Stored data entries
•••

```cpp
int du_msda_forward(int dtype, const void* value, const int64_t* spatial_shapes, const int64_t* level_start_index,
                    const float* sampling_loc, const float* attn_weight, void* out, int N, int S, int M, int D, int L,
                    int Lq, int P, void* stream);
int64_t du_msda_bwd_ws_elems(int N, int S, int M, int D, int L, int Lq, int P);
int du_msda_backward(int dtype, const void* value, const int64_t* spatial_shapes, const int64_t* level_start_index,
                     const float* sampling_loc, const float* attn_weight, const void* grad_out, float* grad_value,
                     float* grad_sampling_loc, float* grad_attn_weight, int N, int S, int M, int D, int L, int Lq, int P,
                     float* ws, int64_t ws_elems, void* stream);
// ... 186 lines not shown
```

Before: 310.2 slices/s.

## Fuse LayerNorm backward with preceding linear dgrad GEMM for adapter blocks

Adds a fused kernel that computes the input gradient dy = G·W of a small-K linear layer with MFMA into LDS and immediately applies LayerNorm backward on those rows, avoiding writing and re-reading the dy intermediate in global memory. New autograd functions combine LayerNorm with the following linear or offsets-prep projection so the backward can use this path when D=1024 and K<=256 in bf16. The kernel prefetches the next rows' x/dres while processing and reduces weight-grad partials per workgroup. It adds complexity and shape restrictions, with fallback to the separate GEMM plus LN-backward path otherwise.

```diff
diff --git a/dinounet_amd/_build.py b/dinounet_amd/_build.py
--- a/dinounet_amd/_build.py
+++ b/dinounet_amd/_build.py
@@ -6,12 +6,12 @@
 HERE = os.path.dirname(os.path.abspath(__file__))
 CSRC = os.path.join(HERE, "csrc")
 LIB = os.path.join(HERE, "libdinounet_hip.so")
-SOURCES = ["gemm.hip", "gemm_bf16.hip", "gemm_glds.hip", "gemm_p8.hip", "gemm_rk.hip", "gemm_skinny.hip", "conv_halo.hip", "conv_strip.hip", "attention.hip", "norm.hip", "msda.hip", "elementwise.hip", "dwconv.hip", "loss.hip", "optim.hip", "augment.hip", "export.hip", "surface.hip", "cc.hip", "preprocess.hip", "dataload.hip", "fingerprint.hip"]
+SOURCES = ["gemm.hip", "gemm_bf16.hip", "gemm_glds.hip", "gemm_p8.hip", "gemm_rk.hip", "gemm_skinny.hip", "conv_halo.hip", "conv_strip.hip", "attention.hip", "norm.hip", "norm_gemm.hip", "msda.hip", "elementwise.hip", "dwconv.hip", "loss.hip", "optim.hip", "augment.hip", "export.hip", "surface.hip", "cc.hip", "preprocess.hip", "dataload.hip", "fingerprint.hip"]
 FLAGS = ["--offload-arch=gfx950", "-O3", "-std=c++17", "-fPIC", "-munsafe-fp-atomics", "-fno-gpu-rdc"]
 if os.environ.get("DINOUNET_DEBUG_KNOBS") == "1":
     FLAGS.append("-DDU_DEBUG_KNOBS")
 EXTRA_FLAGS = {"attention.hip": ["-mllvm", "-amdgpu-mfma-vgpr-form"], "conv_strip.hip": ["-mllvm", "-amdgpu-mfma-vgpr-form"]}
-NO_SCRATCH = ("gemm_bf16.hip", "gemm_glds.hip", "gemm_p8.hip", "gemm_rk.hip", "gemm_skinny.hip", "conv_halo.hip", "conv_strip.hip", "attention.hip", "surface.hip", "dwconv.hip", "cc.hip", "preprocess.hip", "dataload.hip", "fingerprint.hip")
+NO_SCRATCH = ("gemm_bf16.hip", "gemm_glds.hip", "gemm_p8.hip", "gemm_rk.hip", "gemm_skinny.hip", "conv_halo.hip", "conv_strip.hip", "attention.hip", "norm_gemm.hip", "surface.hip", "dwconv.hip", "cc.hip", "preprocess.hip", "dataload.hip", "fingerprint.hip")
 REMARK = "-Rpass-analysis=kernel-resource-usage"
 import re as _re
 _ABLATION = _re.compile(
diff --git a/dinounet_amd/csrc/ln_bwd_row.h b/dinounet_amd/csrc/ln_bwd_row.h
--- /dev/null
+++ b/dinounet_amd/csrc/ln_bwd_row.h
@@ -0,0 +1,37 @@
+#pragma once
+#include "common.h"
+
+template <typename T>
+__device__ __forceinline__ void ln_bwd_row_terms(const uint4& rx, const uint4& rg, float mu, float rs, const float (&wv)[Elem<T>::VEC],
+                                                 float (&xh)[Elem<T>::VEC], float (&g)[Elem<T>::VEC], float& c1, float& c2,
+                                                 float (&sa)[Elem<T>::VEC], float (&sb)[Elem<T>::VEC]) {
+#pragma clang fp contract(off)
+  constexpr int VI = Elem<T>::VEC;
+  const Vec16<T> tx = as_vec<T>(rx);
+  const Vec16<T> tg = as_vec<T>(rg);
+#pragma unroll
+  for (int j = 0; j < VI; j++) {
+    const float gy = to_f32(tg.v[j]);
+    xh[j] = (to_f32(tx.v[j]) - mu) * rs;
+    g[j] = gy * wv[j];
+    c1 = c1 + g[j];
+    c2 = __builtin_fmaf(g[j], xh[j], c2);
+    sa[j] = __builtin_fmaf(gy, xh[j], sa[j]);
+    sb[j] = sb[j] + gy;
+  }
+}
+
+template <typename T, bool RES>
+__device__ __forceinline__ uint4 ln_bwd_row_dx(const float (&xh)[Elem<T>::VEC], const float (&g)[Elem<T>::VEC], float c1, float c2, float rs,
+                                               const uint4& rr) {
+#pragma clang fp contract(off)
+  constexpr int VI = Elem<T>::VEC;
+  const Vec16<T> tr = as_vec<T>(rr);
+  Vec16<T> o;
+#pragma unroll
+  for (int j = 0; j < VI; j++) {
+    const float t = __builtin_fmaf(-xh[j], c2, g[j] - c1);
+    o.v[j] = from_f32<T>(RES ? __builtin_fmaf(rs, t, to_f32(tr.v[j])) : rs * t);
+  }
+  return as_u4(o);
+}
diff --git a/dinounet_amd/csrc/norm.hip b/dinounet_amd/csrc/norm.hip
--- a/dinounet_amd/csrc/norm.hip
+++ b/dinounet_amd/csrc/norm.hip
@@ -1,4 +1,5 @@
 #include "common.h"
+#include "ln_bwd_row.h"
 
 int g_ln_rows2 = 1;
 
@@ -209,20 +210,7 @@
 #pragma unroll
       for (int i = 0; i < MAXV; i++) {
         const int vi = lane + i * 64;
-        if (vi < nvec) {
-          Vec16<T> tx = as_vec<T>(rx[u][i]);
-          Vec16<T> tg = as_vec<T>(rg[u][i]);
-#pragma unroll
-          for (int j = 0; j < VI; j++) {
-            const float gy = to_f32(tg.v[j]);
-            xh[i][j] = (to_f32(tx.v[j]) - mu[u]) * rs[u];
-            g[i][j] = gy * wv[i][j];
-            c1 += g[i][j];
-            c2 += g[i][j] * xh[i][j];
-            sa[i][j] += gy * xh[i][j];
-            sb[i][j] += gy;
-          }
-        }
+        if (vi < nvec) ln_bwd_row_terms<T>(rx[u][i], rg[u][i], mu[u], rs[u], wv[i], xh[i], g[i], c1, c2, sa[i], sb[i]);
       }
       c1 = wave_sum(c1) / (float)D;
       c2 = wave_sum(c2) / (float)D;
@@ -230,16 +218,10 @@
       for (int i = 0; i < MAXV; i++) {
         const int vi = lane + i * 64;
         if (vi < nvec) {
-          Vec16<T> o;
-          if (dres) {
-            Vec16<T> tr = as_vec<T>(*(const uint4*)(dres + row * (long)D + (long)vi * VI));
-#pragma unroll
-            for (int j = 0; j < VI; j++) o.v[j] = from_f32<T>(rs[u] * (g[i][j] - c1 - xh[i][j] * c2) + to_f32(tr.v[j]));
-          } else {
-#pragma unroll
-            for (int j = 0; j < VI; j++) o.v[j] = from_f32<T>(rs[u] * (g[i][j] - c1 - xh[i][j] * c2));
-          }
-          *(uint4*)(dx + row * (long)D + (long)vi * VI) = as_u4(o);
+          uint4 o;
+          if (dres) o = ln_bwd_row_dx<T, true>(xh[i], g[i], c1, c2, rs[u], *(const uint4*)(dres + row * (long)D + (long)vi * VI));
+          else o = ln_bwd_row_dx<T, false>(xh[i], g[i], c1, c2, rs[u], make_uint4(0, 0, 0, 0));
+          *(uint4*)(dx + row * (long)D + (long)vi * VI) = o;
         }
       }
     }
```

•••

## What you will do
Whenever a line of the data includes the word "SOURCES", show that line in full.

## Written solution
-SOURCES = ["gemm.hip", "gemm_bf16.hip", "gemm_glds.hip", "gemm_p8.hip", "gemm_rk.hip", "gemm_skinny.hip", "conv_halo.hip", "conv_strip.hip", "attention.hip", "norm.hip", "msda.hip", "elementwise.hip", "dwconv.hip", "loss.hip", "optim.hip", "augment.hip", "export.hip", "surface.hip", "cc.hip", "preprocess.hip", "dataload.hip", "fingerprint.hip"]
+SOURCES = ["gemm.hip", "gemm_bf16.hip", "gemm_glds.hip", "gemm_p8.hip", "gemm_rk.hip", "gemm_skinny.hip", "conv_halo.hip", "conv_strip.hip", "attention.hip", "norm.hip", "norm_gemm.hip", "msda.hip", "elementwise.hip", "dwconv.hip", "loss.hip", "optim.hip", "augment.hip", "export.hip", "surface.hip", "cc.hip", "preprocess.hip", "dataload.hip", "fingerprint.hip"]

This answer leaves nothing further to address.